Take the case of moving a heavy mass; if he takes too long a lever, he will waste his strength; if it is too short, he will not have strength enough; experience will teach him to use the very stick he needs. This knowledge is not beyond his years. Take, for example, a load to be carried; if he wants to carry as much as he can, and not to take up more than he can carry, must he not calculate the weight by the appearance? Does he know how to compare masses of like substance and different size, or to choose between masses of the same size and different substances? He must set to work to compare their specific weights. I have seen a young man, very highly educated, who could not be convinced, till he had tried it, that a bucket full of blocks of oak weighed less than the same bucket full of water.

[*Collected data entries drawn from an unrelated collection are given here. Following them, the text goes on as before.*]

__device__ __forceinline__ void reduced_system_body(const BaDev &B, double radius, int refresh, const int BX_, const int BY_) {
    const int n = B.n6, np = (n + NB - 1) / NB * NB, ld = np + 1;
    const int e = BX_ * 256 + threadIdx.x;
    if (e < np * np) {
        const int r = e / np, c = e - r * np;
        double v = r == c ? 1.0 : 0.0;
        if (r < n && c < n) {
            double g = 0;
#pragma unroll
            for (int ks = 0; ks < KSPLIT; ks++) g += B.Gpart[((size_t) ks * B.NP + r) * B.NP + c];
            const double h = B.Hcc[(size_t) r * n + c] * B.sc[r] * B.sc[c];
            v = h - g;
            if (r == c) {
                double dcr = B.dc[r];
                if (refresh) {
                    dcr = fmin(fmax(h, 1e-6), 1e32);
                    B.dc[r] = dcr;
                }
                v += dcr / radius;
            }
        }
        B.S[(size_t) r * ld + c] = v;
    } else if (e < np * np + np) {
        const int r = e - np * np;
        double v = 0;
        if (r < n) {
            double g = 0;
#pragma unroll
            for (int ks = 0; ks < KSPLIT; ks++) g += B.Gpart[((size_t) ks * B.NP + r) * B.NP + n];
            v = B.gc[r] * B.sc[r] - g;
        }
        B.S[(size_t) np * ld + r] = v;
    }
}
__global__ void __launch_bounds__(256) k_reduced_system(BaDev B, double radius, int refresh) {
    reduced_system_body(B, radius, refresh, blockIdx.x, blockIdx.y);
}

template<bool IN_LDS>
__device__ __forceinline__ void solve_body(const BaDev &B, double radius, const int BX_, const int BY_) {
    extern __shared__ double s_S[];
    const int n = B.n6, np = (n + NB - 1) / NB * NB, ld = np + 1, nb = np / NB;
    __shared__ double s_z[NB];
    __shared__ int s_ok;
    SOLVE_STAMP(0);
    double *S = IN_LDS ? s_S : B.S;
    double *y = IN_LDS ? s_S + (size_t) np * ld : B.S + (size_t) np * ld;
    constexpr int TILE_LUT = 1024;
    __shared__ unsigned short s_tile[TILE_LUT];
    auto fill_lut = [&]() {
        for (int t = threadIdx.x; t < TILE_LUT; t += SOLVE_NT) {
            int ta = (int) ((sqrtf(8.f * (float) t + 1.f) - 1.f) * 0.5f);
            while (ta * (ta + 1) / 2 > t) ta--;
            while ((ta + 1) * (ta + 2) / 2 <= t) ta++;
            s_tile[t] = (unsigned short) ((ta << 8) | (t - ta * (ta + 1) / 2));
        }
    };
    if (IN_LDS) {
        const int total = np * ld + np;
        bool lut_done = false;
        for (int e0 = threadIdx.x; e0 < total || !lut_done; e0 += 32 * SOLVE_NT) {
            double v[32];
#pragma unroll
            for (int u = 0; u < 32; u++) {
                const int e = e0 + u * SOLVE_NT;
                v[u] = e < total ? B.S[e] : 0.0;
            }
            if (!lut_done) {
                fill_lut();
                lut_done = true;
            }
#pragma unroll
            for (int u = 0; u < 32; u++) {
                const int e = e0 + u * SOLVE_NT;
                if (e < total) s_S[e] = v[u];
            }
        }
    } else {
        fill_lut();
    }
    if (threadIdx.x == 0) s_ok = 1;
    __syncthreads();
    SOLVE_STAMP(1);
    const int lane = threadIdx.x & 63;
    auto diag_factor = [&](const int base) {
// ... 441 lines not shown
        L.gmax = scal[3];
        L.last = L.cur;
    } else {
        const int cand = 1 - L.cur;
        L.last = cand;
        const double cand_cost = scal[0], mcc = scal[1], step_norm = sqrt(scal[2]);
        const bool okstep = scal[5] != 0.0 && isfinite(mcc);
        if (!okstep || !(mcc > 0)) {
            if (++L.invalid >= 5) {
                L.ok = 0;
                stop = true;
            } else {
                lm.rejected();
                L.nsummaries++;
            }
        } else {
            L.invalid = 0;
            if (step_norm <= 1e-8 * (L.x_norm + 1e-8)) stop = true;
            else if (fabs(L.x_cost - cand_cost) <= L.function_tolerance * L.x_cost) stop = true;
            else {
                const double rel = (L.x_cost - cand_cost) / mcc;
                if (rel > 1e-3) {
                    L.cur = cand;
                    L.x_cost = cand_cost;
                    L.gmax = scal[3];
                    L.x_norm = sqrt(scal[4]);
                    lm.accepted(rel);
                    L.nsucc++;
                } else {
                    lm.rejected();
                }
                L.nsummaries++;
            }
        }
    }
    L.radius = lm.radius; L.decrease_factor = lm.decrease_factor; L.reuse_diagonal = lm.reuse_diagonal;
    if (stop || L.iteration >= L.max_iters || L.gmax <= 1e-10 || L.radius <= 1e-32) {
        L.step = 0;
        return;
    }
    L.iteration++;
    L.diag = L.reuse_diagonal ? 0 : 1;
    L.reuse_diagonal = 1;
    L.step = 1;
}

All our senses are not equally under our control. One of them, touch, is always busy during our waking hours; it is spread over the whole surface of the body, like a sentinel ever on the watch to warn us of anything which may do us harm. Whether we will or not, we learn to use it first of all by experience, by constant practice, and therefore we have less need for special training for it. Yet we know that the blind have a surer and more delicate sense of touch than we, for not being guided by the one sense, they are forced to get from the touch what we get from sight. Why, then, are not we trained to walk as they do in the dark, to recognise what we touch, to distinguish things about us; in a word, to do at night and in the dark what they do in the daytime without sight? We are better off than they while the sun shines; in the dark it is their turn to be our guide. We are blind half our time, with this difference: the really blind always know what to do, while we are afraid to stir in the dark. We have lights, you say. What always artificial aids. Who can insure that they will always be at hand when required. I had rather Emil's eyes were in his finger tips, than in the chandler's shop.